Data breach reported at UnityPoint Health

Letters sent on Monday to people affected by the attack

Personal information about 1.4 million patients of UnityPoint Health may have been exposed as a result of an attack on the organization’s email system, leaders of the health care organization reported Monday.

UnityPoint Health sent letters on Monday to people affected by the security breach. The organization publicly revealed the problem Monday.

“We take our responsibility to protect patient information very seriously and deeply regret this incident occurred,” UnityPoint Health officials wrote in a statement.

The breach occurred between March 14 and April 3, according to UnityPoint Health. It was discovered May 31.
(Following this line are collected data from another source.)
# PartnershipOnAI/safelife

Measured on AMD Instinct MI355X. Metric: env steps/sec (whole node), 8192x25x25 boards; bit-exact vs C advance_board, higher is better.
Workload: dtype u16

## Files before the change

### safelife_amd/csrc/sl_rowlane.hip

```cpp
#include "sl_device.h"
#include <atomic>
#include <cstddef>
#include <cstring>
#include <type_traits>

#include "sl_kernels.h"
#include "sl_planes.h"

namespace sl {
namespace rl {

typedef u32 u32x4 __attribute__((ext_vector_type(4)));

constexpr int WAVES = 4;

#ifdef SL_TRACE
#define SL_STAMP(i)                                                                     \
    do {                                                                                \
        if ((threadIdx.x & 63) == 0 && reward_t)                                        \
            ((long long *)reward_t)[(blockIdx.x * WAVES + (threadIdx.x >> 6)) * 16 + (i)] = (long long)__builtin_amdgcn_s_memrealtime(); \
    } while (0)
#else
#define SL_STAMP(i) do {} while (0)
#endif
// ... 975 lines not shown
    if (!act_rule(c, action, ly, lx, y1, x1)) return;
    board[img[0]] = (u16)c[0];
    board[img[1]] = (u16)c[1];
    board[img[2]] = (u16)c[2];
    board[img[3]] = (u16)c[3];
}

template <int H, int W>
__device__ __forceinline__ bool recolor_exits_lds(u16 *board, int ly, int lx, const int32_t *exits,
                                                  int exit0, int E, int score, int initial, int required,
                                                  int exit_points, int *n_exits = nullptr, u32 *agent_cell = nullptr) {
    using Gm = Geom<H, W>;
    bool any_can = false;
    int at = -1;
    u32 mine = 0;
    if (ly >= 0) {
        at = Gm::cell(ly, lx);
        const u32 c = board[at];
        int earned = score - initial + (has_exited(c) ? exit_points : 0);
        if (earned < 0) earned = 0;
        const bool can = (c & AGENT) && earned >= required;
        mine = (c & ~EXIT) | (can ? EXIT : 0u);
        board[at] = (u16)mine;
        any_can = can;
    }
    const u16 paint = (u16)(FROZEN | EXIT | (any_can ? COLOR_R : 0u));
    int nx = 0;
    if (exit0 >= 0) {
        const int i = Gm::flat(exit0);
        board[i] = paint;
        if (i == at) mine = paint;
        nx = 1;
    }
    for (int k = 1; k < E; ++k) {
        const int ex = exits[k];
        if (ex >= 0) {
            const int i = Gm::flat(ex);
            board[i] = paint;
            if (i == at) mine = paint;
            ++nx;
        }
    }
    if (n_exits) *n_exits = nx;
    if (agent_cell) *agent_cell = mine;
    return any_can;
}


typedef __attribute__((address_space(1))) const void *glds_src_t;
typedef __attribute__((address_space(3))) void *glds_dst_t;

struct NoPerm {
    static __device__ __forceinline__ int swz_chunk(int s) { return s; }
};

template <int MAX_BYTES, bool SWZ = false, int NW = WAVES, class Perm = NoPerm>
__device__ __forceinline__ void dma_to_lds(const unsigned char *__restrict__ src, unsigned char *dst, int bytes,
                                           int lane, int wave) {
    static_assert(!SWZ || !std::is_same<Perm, NoPerm>::value, "a swizzled move names its geometry");
    const int nv = bytes >> 4;
    constexpr int NCH = (MAX_BYTES + 1023) / 1024;
#pragma unroll
    for (int j = 0; j < (NCH + NW - 1) / NW; ++j) {
        const int c = wave + NW * j;
        const int s = c * 64 + lane;
        if (s < nv)
            __builtin_amdgcn_global_load_lds((glds_src_t)(src + (SWZ ? Perm::swz_chunk(s) : s) * 16),
                                             (glds_dst_t)(dst + c * 1024), 16, 0, 0);
    }
}

template <int H, int W, int NW = WAVES>
__device__ __forceinline__ void load_span(const u16 *__restrict__ src, unsigned char *region, int nbb, int lane, int wave) {
    using Gm = Geom<H, W>;
    const int bytes = nbb * Gm::HW * 2;
    dma_to_lds<Gm::SPAN, Gm::KM != 0, NW, Gm>((const unsigned char *)src, region + Gm::PAD, bytes, lane, wave);
    const int nv = bytes >> 4, rem = (bytes & 15) >> 1;
    if (wave == 0 && lane < rem) ((u16 *)(region + Gm::PAD))[nv * 8 + lane] = src[nv * 8 + lane];
}

__device__ __forceinline__ void store16(u32x4 *p, u32x4 v) { __builtin_nontemporal_store(v, p); }

template <int H, int W>
__device__ __forceinline__ void store_span(u16 *__restrict__ dst, const unsigned char *region, int nbb, int tid) {
    using Gm = Geom<H, W>;
    const int bytes = nbb * Gm::HW * 2;
    const int nv = bytes >> 4;
    u32x4 *d = (u32x4 *)dst;
    const u32x4 *s = (const u32x4 *)(region + Gm::PAD);
    constexpr int NVI = (Gm::SPAN / 16 + 64 * WAVES - 1) / (64 * WAVES);
#pragma unroll
    for (int i = 0; i < NVI; ++i) {
        const int slot = tid + 64 * WAVES * i;
        if (slot < nv) store16(d + Gm::swz_chunk(slot), s[slot]);
    }
    const int rem = (bytes & 15) >> 1;
    if (tid < rem) dst[nv * 8 + tid] = ((const u16 *)s)[nv * 8 + tid];
}


template <int H, int W>
__global__ __launch_bounds__(64 * WAVES, (Geom<H, W>::WAVES_PER_SIMD)) void k_advance_rowlane(const u16 *__restrict__ in, u16 *__restrict__ out,
                                                                int B, const float *__restrict__ spawn_prob,
                                                                int n_steps, const int32_t *__restrict__ n_each,
                                                                const int32_t *__restrict__ n_valid,
                                                                sl_pcg64 *rng, const Jump *__restrict__ jump) {
    using Gm = Geom<H, W>;
    extern __shared__ __attribute__((aligned(16))) unsigned char smem[];
    const int tid = threadIdx.x, lane = tid & 63, wave = tid >> 6;
    if (n_valid) B = min(B, *n_valid);
    const int e0b = blockIdx.x * Gm::NB;
    if (e0b >= B) return;
    const int nbb = min(Gm::NB, B - e0b);
    const LaneMap<H, W> lm(lane);
    const int g = lm.g, r = lm.r, up = lm.up, dn = lm.dn;
    const int gb = wave * Gm::G + g;
    const bool rowl = lane < Gm::NL && gb < nbb;
    const bool live = rowl && lm.real;
    const unsigned e = e0b + (rowl ? gb : 0);
    unsigned char *board = smem + Gm::OFF_BOARD;
    u64 *rng_lds = (u64 *)(smem + Gm::OFF_RNG) + 4 * Gm::G * wave;

    load_span<H, W>(in + (size_t)e0b * Gm::HW, board, nbb, lane, wave);
    if (lane < 4 * Gm::G && wave * Gm::G + (lane >> 2) < nbb)
        rng_lds[lane] = ((const u64 *)(rng + e0b + wave * Gm::G))[lane];
    const double p = live ? (double)spawn_prob[e] : 0.0;
    const int my_n = n_each ? (rowl ? max(0, n_each[e]) : 0) : n_steps;
    int wave_n = my_n;
    if (n_each) {
#pragma unroll
        for (int off = 32; off >= 1; off >>= 1) wave_n = max(wave_n, __shfl_xor(wave_n, off));
    }
    __syncthreads();
    const Consts cst = make_consts();
    const pl::PConsts pcst = pl::make_pconsts();
    RowWords<H, W> b;
#pragma unroll
    for (int k = 0; k < Gm::WS; ++k) b[k] = 0;
    if (rowl) read_row<H, W>(board, gb, r, b);
    for (int s = 0; s < wave_n; ++s) {
        const bool going = s < my_n;
        const bool changed = ca_step<H, W, true, false>(b, live && going, going, up, dn, cst, pcst, rng_lds, live ? g : 0, p, jump);
        if (Gm::VERT == V_SHIFT && s + 1 < wave_n && changed) {
            if (live) write_row<H, W>(board, gb, r, b);
            wave_sync();
            if (rowl && !lm.real) read_row<H, W>(board, gb, r, b);
            wave_sync();
        }
    }
    if (live) write_row<H, W>(board, gb, r, b);
    __syncthreads();
    store_span<H, W>(out + (size_t)e0b * Gm::HW, board, nbb, tid);
    if (lane < 4 * Gm::G && wave * Gm::G + (lane >> 2) < nbb)
        ((u64 *)(rng + e0b + wave * Gm::G))[lane] = rng_lds[lane];
}
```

UnityPoint Health officials say that so far no one has reported any known or attempted misuse of personal information that could be related to the incident.

Those responsible for the email attack were probably trying to get money from UnityPoint Health and were not trying to get patients’ personal information, according to the health care organization.

“Based on our investigation, we believe the perpetrators were trying to use the email system to divert payroll or vendor payments,” UnityPoint Health leaders wrote in a statement about the incident.

UnityPoint Health owns Trinity Regional Medical Center in Fort Dodge, plus clinics and other medical facilities in Fort Dodge and the surrounding area. The security breach apparently affects UnityPoint Health facilities throughout Iowa, Illinois and Wisconsin.

The incident is being investigated by law enforcement and a computer forensics firm. That investigation revealed that UnityPoint Health received a series of fraudulent emails that were made to look as if they came from an executive in the health care system. Those emails tricked some employees into revealing their confidential sign-in information. That gave the attackers access to email accounts.

After getting access to the system, the attackers may have seen emails that contained patient names, addresses, birth dates and medical information, according to UnityPoint Health.

In some cases, they may have received access to Social Security numbers, driver’s license numbers, payment card numbers and bank account numbers.

UnityPoint Health will offer free credit monitoring services to for one year to anyone whose Social Security number or driver’s license numbers were in the compromised emails.

To prevent such an attack from succeeding again, UnityPoint Health has reset the passwords for all compromised email accounts, conducted mandatory training for employees, added technology to identify suspicious emails and implemented a system that requires users to go through multiple steps to access the email system.

The electronic medical records system and the patient billing system were not impacted by the attack.